In seinem Vortrag in der Neuzeller Stiftsbasilika erzählte er vor allem eine persönliche Geschichte. Seine Mutter war im Zweiten Weltkrieg in einem japanischen Konzentrationslager inhaftiert. Ein Priester, der dort ebenfalls gefangen war, habe ihr jeden Tag einen Krümel vom eucharistischen Brot abgegeben. „Ich habe den Krieg erlebt durch die Eucharistie“, habe seine Mutter einmal zu ihm gesagt. „Die Wahrheit des Lebens ist die Eucharistie“, habe sie ihm zudem mit auf den Weg gegeben.
Pater Duzijn wurde erst Manager, mit etwa 50 Jahren gab er sein altes Leben auf und begann eine Priesterausbildung.

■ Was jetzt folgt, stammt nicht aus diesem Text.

# liuzhenboo/Stereo-Visual-Odometry

Measured on AMD Instinct MI355X. Metric: stereo frames/sec on KITTI-00 1241x376; LK-kernel achieved HBM GB/s vs peak, higher is better.
Workload: dtype u8; 1 GPU; S0 synthetic KITTI-like stereo sequence 1241x376 (config #2 stand-in), FAST+LK track_mode LK_stereof2f_pnp, batched frame pairs (256 per step, 4 distinct chunks cycled), frames resident in HBM for `value`; `m1` (--full) = host-resident frames, H2D included; pairs_ok_last_step=256, parallelism=1 GPU

## Files before the change

### include/svo_abi.h

```cpp
#ifndef SVO_ABI_H
#define SVO_ABI_H

#include <stdint.h>

#ifdef __cplusplus
extern "C" {
#endif

#define SVO_ABI_VERSION 9

#define SVO_OK                 0
#define SVO_ERR_ARG           -1
#define SVO_ERR_HIP           -2
#define SVO_ERR_NOMEM         -3
#define SVO_ERR_STATE         -4
#define SVO_FAIL_FEW_KEYPOINTS 1
#define SVO_FAIL_FEW_TRACKS    2
#define SVO_FAIL_INLIER_RATIO  3
#define SVO_FAIL_ROTATION_GATE 4
#define SVO_FAIL_TRANSL_GATE   5
#define SVO_FAIL_CAPACITY      6

#define SVO_MEM_HOST   0
#define SVO_MEM_DEVICE 1

typedef struct svo_ctx svo_ctx;

typedef struct { float x, y; } svo_pt2f;
typedef struct { float x, y, z; } svo_pt3f;
typedef struct {
    float x, y, size, angle, response;
    int32_t octave, class_id;
} svo_keypoint;

typedef struct {
    int32_t width, height;
    int32_t max_keypoints;
    int32_t max_batch;
    int32_t num_slots;
    int32_t fast_threshold;
    int32_t num_features_tracking;
    int32_t iterations;
    float   reproj_err;
    float   confidence;
    double  feature_match_error;
    double  inlier_rate;
    double  min_move2, max_move2;
    double  P1[12], P2[12];
    int32_t track_mode;
    int32_t orb_nfeatures;
    float   orb_scale_factor;
    int32_t orb_nlevels;
    int32_t orb_ini_th, orb_min_th;
    int32_t lk_accum;
    int32_t fast_keep_strongest;
} svo_config;

#define SVO_MODE_LK  0
#define SVO_MODE_ORB 1
#define SVO_LK_ACCUM_EXACT 0
#define SVO_LK_ACCUM_SSE2  1
#define SVO_LK_ACCUM_SIMD128 2
#define SVO_LK_ACCUM_SSE2_LEGACY 3

typedef struct {
    double rvec[3], tvec[3], R[9];
    int32_t n_inliers, ransac_iters, best_iter, lm_iters, ok, _pad;
} svo_pnp_result;

typedef struct {
    int32_t ok;
    int32_t fail_stage;
    int32_t n_prev_kps, n_cur_kps, n_tracked, n_inliers;
    int32_t ransac_iters, lm_iters;
    double  rvec[3], tvec[3], R[9];
    double  T_rel_inv[16];
    double  pose[16];
} svo_step_result;

int         svo_abi_version(void);
int         svo_config_bytes(void);
void        svo_default_config(svo_config *cfg, int width, int height);
int         svo_device_count(int *n);
int         svo_create(const svo_config *cfg, int device, svo_ctx **out);
void        svo_destroy(svo_ctx *ctx);
const char *svo_last_error(const svo_ctx *ctx);
int         svo_set_stream(svo_ctx *ctx, void *hip_stream);
int         svo_sync(svo_ctx *ctx);
int         svo_wait_stream(svo_ctx *ctx, void *hip_stream);
int         svo_signal_stream(svo_ctx *ctx, void *hip_stream);
int         svo_signal_stream_inputs(svo_ctx *ctx, void *hip_stream);
int         svo_num_levels(const svo_ctx *ctx);


int svo_fast_detect(svo_ctx *ctx, const uint8_t *img, int pitch, int mem, int threshold,
                    int nonmax, svo_keypoint *out, int cap, int *n_out);

int svo_build_pyramid(svo_ctx *ctx, int slot, const uint8_t *img, int pitch, int mem);
int svo_read_pyramid_level(svo_ctx *ctx, int slot, int level, uint8_t *out, int out_pitch, int mem,
                           int *w, int *h);

int svo_lk_track(svo_ctx *ctx, int slot_prev, int slot_next, const svo_pt2f *prev_pts, int n,
                 svo_pt2f *next_pts, uint8_t *status, int mem);

int svo_circular_match(svo_ctx *ctx, int slot_prevL, int slot_prevR, int slot_curL, int slot_curR,
                       const svo_pt2f *t1_left, int n, svo_pt2f *out_t1_left,
                       svo_pt2f *out_t1_right, svo_pt2f *out_t2_right, svo_pt2f *out_t2_left,
                       int *m_out, int mem);

int svo_triangulate(svo_ctx *ctx, const double P1[12], const double P2[12], const svo_pt2f *x1,
                    const svo_pt2f *x2, int n, svo_pt3f *out, int mem);

int svo_pnp_ransac(svo_ctx *ctx, const svo_pt3f *obj, const svo_pt2f *img, int n, const double K[9],
                   int iterations, float reproj_err, double confidence, svo_pnp_result *res,
                   uint8_t *inlier_mask, int mem);

int svo_orb_extract(svo_ctx *ctx, const uint8_t *img, int pitch, int mem, svo_keypoint *kps, uint8_t *desc,
                    int cap, int *n_out, int *per_level);
int svo_orb_read_level(svo_ctx *ctx, int level, uint8_t *out, int *w, int *h);
int svo_orb_read_candidates(svo_ctx *ctx, int level, float *out4, int cap, int *n_out);

int svo_match_hamming(svo_ctx *ctx, const uint8_t *query, int nq, const uint8_t *train, int nt, int32_t *train_idx,
                      float *distance, int mem);


int svo_add_frame(svo_ctx *ctx, const uint8_t *left, const uint8_t *right, int pitch, int mem,
                  svo_step_result *res);
int svo_reset(svo_ctx *ctx);
int svo_get_pose(svo_ctx *ctx, double pose[16]);
int svo_set_pose(svo_ctx *ctx, const double pose[16]);

int svo_track_batch(svo_ctx *ctx, const uint8_t *left_frames, const uint8_t *right_frames,
                    int pitch, int64_t frame_stride, int n_frames, const double *pose0,
                    svo_step_result *results, int results_mem);

int svo_set_overlap(svo_ctx *ctx, int on);
int svo_wait_results(svo_ctx *ctx);

int svo_host_alloc(svo_ctx *ctx, size_t bytes, void **out);
int svo_host_free(svo_ctx *ctx, void *p);
int svo_upload_frames(svo_ctx *ctx, int buf, const uint8_t *left_frames, const uint8_t *right_frames,
                      int pitch, int64_t frame_stride, int n_frames);
int svo_upload_frames_at(svo_ctx *ctx, int buf, int first_slot, const uint8_t *left_frames, const uint8_t *right_frames,
                         int pitch, int64_t frame_stride, int n_frames);
int svo_wait_upload(svo_ctx *ctx, int buf);
int svo_track_uploaded(svo_ctx *ctx, int buf, int n_frames, const double *pose0,
                       svo_step_result *results, int results_mem);
#define SVO_CONTINUE_CHAIN       1
#define SVO_CONTINUE_CARRY_FRAME 2
int svo_track_uploaded_async(svo_ctx *ctx, int buf, int n_frames, const double *pose0, int continue_chain);
int svo_collect_results(svo_ctx *ctx, svo_step_result *results, int n_pairs);
int svo_results_ready(svo_ctx *ctx, int *n_pairs);

int svo_get_frame_keypoints(svo_ctx *ctx, int side, svo_keypoint *kps, uint8_t *descriptors, int cap, int *n_out);
int svo_get_last_tracks(svo_ctx *ctx, svo_pt2f *t1_left, svo_pt2f *t1_right, svo_pt2f *t2_right,
                        svo_pt2f *t2_left, uint8_t *inlier, int cap, int *n_out);
int svo_get_batch_tracks(svo_ctx *ctx, int pair, svo_pt2f *t1_left, svo_pt2f *t1_right, svo_pt2f *t2_right,
                         svo_pt2f *t2_left, uint8_t *inlier, int cap, int *n_out);

int svo_streams_create(svo_ctx *ctx, int n_streams);
int svo_streams_count(const svo_ctx *ctx, int *n_streams);
int svo_streams_step(svo_ctx *ctx, const int32_t *stream_ids, int m, const uint8_t *left_frames,
                     const uint8_t *right_frames, int pitch, int64_t frame_stride, int mem,
                     svo_step_result *results, int results_mem);
int svo_streams_reset(svo_ctx *ctx, int stream_id);
int svo_streams_get_pose(svo_ctx *ctx, int stream_id, double pose[16]);
int svo_streams_set_pose(svo_ctx *ctx, int stream_id, const double pose[16]);
int svo_streams_get_tracks(svo_ctx *ctx, int item, svo_pt2f *t1_left, svo_pt2f *t1_right, svo_pt2f *t2_right,
                           svo_pt2f *t2_left, uint8_t *inlier, int cap, int *n_out);

#define SVO_INTERP_NEAREST 0
#define SVO_INTERP_LINEAR  1
int svo_scale_projection(const double P[12], double inv_x, double inv_y, int interp, double P_out[12]);
int svo_resize(svo_ctx *ctx, const uint8_t *src, int sw, int sh, int spitch, int64_t sstride,
               uint8_t *dst, int dw, int dh, int dpitch, int64_t dstride, int n_frames,
               int interp, double fx, double fy, int mem);
int svo_ingest_create(svo_ctx *ctx, int src_width, int src_height, int interp, double fx, double fy);
int svo_ingest_info(const svo_ctx *ctx, int *src_width, int *src_height, int *interp, double *inv_x, double *inv_y);
int svo_ingest_add_frame(svo_ctx *ctx, const uint8_t *left, const uint8_t *right, int pitch, int mem, svo_step_result *res);
int svo_ingest_track_batch(svo_ctx *ctx, const uint8_t *lefts, const uint8_t *rights, int pitch, int64_t frame_stride,
                           int n_frames, const double *pose0, svo_step_result *results, int results_mem);
int svo_ingest_streams_step(svo_ctx *ctx, const int32_t *stream_ids, int m, const uint8_t *lefts, const uint8_t *rights,
                            int pitch, int64_t frame_stride, int mem, svo_step_result *results, int results_mem);
// ... 57 lines not shown
```

### stereo-visual-odometry_amd/binding.py

```python
import ctypes as C
import os
import subprocess

import numpy as np

_HERE = os.path.dirname(os.path.abspath(__file__))
_LIB = None

MEM_HOST, MEM_DEVICE = 0, 1

KP_DTYPE = np.dtype([("x", "<f4"), ("y", "<f4"), ("size", "<f4"), ("angle", "<f4"),
                     ("response", "<f4"), ("octave", "<i4"), ("class_id", "<i4")])


class SvoError(RuntimeError):
    pass


class Config(C.Structure):
    _fields_ = [("width", C.c_int32), ("height", C.c_int32), ("max_keypoints", C.c_int32),
                ("max_batch", C.c_int32), ("num_slots", C.c_int32), ("fast_threshold", C.c_int32),
                ("num_features_tracking", C.c_int32), ("iterations", C.c_int32),
                ("reproj_err", C.c_float), ("confidence", C.c_float),
                ("feature_match_error", C.c_double), ("inlier_rate", C.c_double),
# ... 57 lines not shown
    return library_path()


def load_library():
    global _LIB
    if _LIB is not None:
        return _LIB
    path = library_path()
    if not os.path.exists(path):
        raise SvoError(f"{path} is missing: run __graft_entry__.build() (hipcc) first; "
                       "this package has no CPU fallback")
    lib = C.CDLL(path)
    if lib.svo_config_bytes() != C.sizeof(Config):
        raise SvoError(f"{path}: svo_config is {lib.svo_config_bytes()} bytes, this binding's Config {C.sizeof(Config)} "
                       "(stale build? run __graft_entry__.build())")
    lib.svo_last_error.restype = C.c_char_p
    lib.svo_last_error.argtypes = [C.c_void_p]
    lib.svo_create.argtypes = [C.POINTER(Config), C.c_int, C.POINTER(C.c_void_p)]
    lib.svo_destroy.argtypes = [C.c_void_p]
    lib.svo_destroy.restype = None
    lib.svo_default_config.argtypes = [C.POINTER(Config), C.c_int, C.c_int]
    lib.svo_default_config.restype = None
    lib.svo_track_batch.argtypes = [C.c_void_p, C.c_void_p, C.c_void_p, C.c_int, C.c_int64, C.c_int,
                                    C.c_void_p, C.c_void_p, C.c_int]
    lib.svo_get_frame_keypoints.argtypes = [C.c_void_p, C.c_int, C.c_void_p, C.c_void_p, C.c_int, C.POINTER(C.c_int)]
    lib.svo_get_last_tracks.argtypes = [C.c_void_p] + [C.c_void_p] * 5 + [C.c_int, C.POINTER(C.c_int)]
    lib.svo_get_batch_tracks.argtypes = [C.c_void_p, C.c_int] + [C.c_void_p] * 5 + [C.c_int, C.POINTER(C.c_int)]
    lib.svo_chain_relative.argtypes = [C.c_void_p, C.c_void_p, C.c_void_p, C.c_int, C.c_void_p, C.c_void_p, C.c_int]
    lib.svo_host_alloc.argtypes = [C.c_void_p, C.c_size_t, C.POINTER(C.c_void_p)]
    lib.svo_host_free.argtypes = [C.c_void_p, C.c_void_p]
    lib.svo_upload_frames.argtypes = [C.c_void_p, C.c_int, C.c_void_p, C.c_void_p, C.c_int, C.c_int64, C.c_int]
    lib.svo_upload_frames_at.argtypes = [C.c_void_p, C.c_int, C.c_int, C.c_void_p, C.c_void_p, C.c_int, C.c_int64, C.c_int]
    lib.svo_wait_stream.argtypes = [C.c_void_p, C.c_void_p]
    lib.svo_signal_stream.argtypes = [C.c_void_p, C.c_void_p]
    lib.svo_signal_stream_inputs.argtypes = [C.c_void_p, C.c_void_p]
    lib.svo_wait_upload.argtypes = [C.c_void_p, C.c_int]
    lib.svo_track_uploaded.argtypes = [C.c_void_p, C.c_int, C.c_int, C.c_void_p, C.c_void_p, C.c_int]
    lib.svo_track_uploaded_async.argtypes = [C.c_void_p, C.c_int, C.c_int, C.c_void_p, C.c_int]
    lib.svo_collect_results.argtypes = [C.c_void_p, C.c_void_p, C.c_int]
    lib.svo_results_ready.argtypes = [C.c_void_p, C.POINTER(C.c_int)]
    lib.svo_set_pose.argtypes = [C.c_void_p, C.c_void_p]
    lib.svo_streams_create.argtypes = [C.c_void_p, C.c_int]
    lib.svo_streams_count.argtypes = [C.c_void_p, C.POINTER(C.c_int)]
    lib.svo_streams_step.argtypes = [C.c_void_p, C.c_void_p, C.c_int, C.c_void_p, C.c_void_p, C.c_int, C.c_int64, C.c_int,
                                     C.c_void_p, C.c_int]
    lib.svo_streams_reset.argtypes = [C.c_void_p, C.c_int]
    lib.svo_streams_get_pose.argtypes = [C.c_void_p, C.c_int, C.c_void_p]
    lib.svo_streams_set_pose.argtypes = [C.c_void_p, C.c_int, C.c_void_p]
    lib.svo_streams_get_tracks.argtypes = [C.c_void_p, C.c_int] + [C.c_void_p] * 5 + [C.c_int, C.POINTER(C.c_int)]
    lib.svo_scale_projection.argtypes = [C.c_void_p, C.c_double, C.c_double, C.c_int, C.c_void_p]
    lib.svo_resize.argtypes = [C.c_void_p, C.c_void_p, C.c_int, C.c_int, C.c_int, C.c_int64,
                               C.c_void_p, C.c_int, C.c_int, C.c_int, C.c_int64, C.c_int, C.c_int, C.c_double, C.c_double, C.c_int]
    lib.svo_ingest_create.argtypes = [C.c_void_p, C.c_int, C.c_int, C.c_int, C.c_double, C.c_double]
    lib.svo_ingest_info.argtypes = [C.c_void_p, C.POINTER(C.c_int), C.POINTER(C.c_int), C.POINTER(C.c_int),
                                    C.POINTER(C.c_double), C.POINTER(C.c_double)]
    lib.svo_ingest_add_frame.argtypes = [C.c_void_p, C.c_void_p, C.c_void_p, C.c_int, C.c_int, C.c_void_p]
    lib.svo_ingest_track_batch.argtypes = lib.svo_track_batch.argtypes
    lib.svo_ingest_streams_step.argtypes = lib.svo_streams_step.argtypes
    lib.svo_ingest_upload_frames_at.argtypes = lib.svo_upload_frames_at.argtypes
    lib.svo_set_fast_buckets.argtypes = [C.c_void_p, C.c_int, C.c_int, C.c_int]
    lib.svo_get_fast_buckets.argtypes = [C.c_void_p, C.POINTER(C.c_int), C.POINTER(C.c_int), C.POINTER(C.c_int)]
    lib.svo_bucket_corners.argtypes = [C.c_void_p, C.c_void_p, C.c_int, C.c_int, C.c_int, C.c_int, C.c_int, C.c_int,
                                       C.c_void_p, C.c_int, C.c_void_p, C.c_int]
    lib.svo_set_lk_detector.argtypes = [C.c_void_p, C.c_int, C.c_int, C.c_double, C.c_double]
    lib.svo_get_lk_detector.argtypes = [C.c_void_p, C.POINTER(C.c_int), C.POINTER(C.c_int), C.POINTER(C.c_double),
                                        C.POINTER(C.c_double)]
    lib.svo_min_eigen_map.argtypes = [C.c_void_p, C.c_void_p, C.c_int, C.c_int, C.c_int, C.c_int, C.c_void_p, C.c_int]
    lib.svo_gftt_detect.argtypes = [C.c_void_p, C.c_void_p, C.c_int, C.c_int, C.c_int, C.c_int, C.c_int, C.c_double, C.c_double,
                                    C.c_void_p, C.c_void_p, C.c_int, C.c_void_p]
    lib.svo_set_pose_refine.argtypes = [C.c_void_p, C.c_int, C.c_int, C.c_int, C.c_double, C.c_int]
    lib.svo_get_pose_refine.argtypes = [C.c_void_p, C.POINTER(C.c_int), C.POINTER(C.c_int), C.POINTER(C.c_int),
                                        C.POINTER(C.c_double), C.POINTER(C.c_int)]
    lib.svo_refine_pose.argtypes = [C.c_void_p, C.c_void_p, C.c_void_p, C.c_void_p, C.c_int, C.c_void_p, C.c_void_p, C.c_void_p,
                                    C.c_void_p, C.POINTER(RefineResult), C.c_void_p, C.c_int]
    lib.svo_get_refine_result.argtypes = [C.c_void_p, C.c_int, C.POINTER(RefineResult), C.c_void_p, C.c_int, C.POINTER(C.c_int)]
    lib.svo_set_orb_matcher.argtypes = [C.c_void_p, C.c_int, C.c_int, C.c_int, C.c_double, C.c_double, C.c_double]
    lib.svo_get_orb_matcher.argtypes = [C.c_void_p, C.POINTER(C.c_int), C.POINTER(C.c_int), C.POINTER(C.c_int),
                                        C.POINTER(C.c_double), C.POINTER(C.c_double), C.POINTER(C.c_double)]
    lib.svo_orb_stereo_frame.argtypes = [C.c_void_p, C.c_void_p, C.c_void_p, C.c_int, C.c_int, C.c_int, C.c_void_p, C.c_void_p,
                                         C.c_void_p, C.c_int, C.POINTER(C.c_int)]
    lib.svo_orb_track_frames.argtypes = [C.c_void_p, C.c_int, C.c_int, C.c_void_p, C.c_void_p, C.c_void_p, C.c_void_p, C.c_void_p,
                                         C.c_int, C.POINTER(C.c_int)]
    lib.svo_get_frame_stereo.argtypes = [C.c_void_p, C.c_void_p, C.c_void_p, C.c_int, C.POINTER(C.c_int)]
    _LIB = lib
    return lib
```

Eine tiefe Lebenskrise sei dieser Entscheidung vorausgegangen, persönlich, psychologisch und auch spirituell. Wer bin ich? Wer ist Christus? Was will er von mir? Was ist die Wahrheit? Diese Fragen habe er sich gestellt. Und er habe im Internet zum Stichwort „Eucharistische Anbetung“ gesucht – obwohl er die Anbetungspraxis vorher nicht erlebt habe. In einer kleinen Kapelle in Holland fand er sie – und habe eine Erfahrung gemacht, als sich zwischen dem Allerheiligsten Sakrament ein spürbares Band zu seinem Herzen entfaltet habe. Da habe er wirklich gespürt, dass Jesus persönlich anwesend sei – und sein Leben radikal geändert.
„Der Eucharistie habe ich alles zu verdanken: Das Leben mit Gott, das Leben in Gott, das Leben in Christus“, betonte Pater Diederik Duzijn.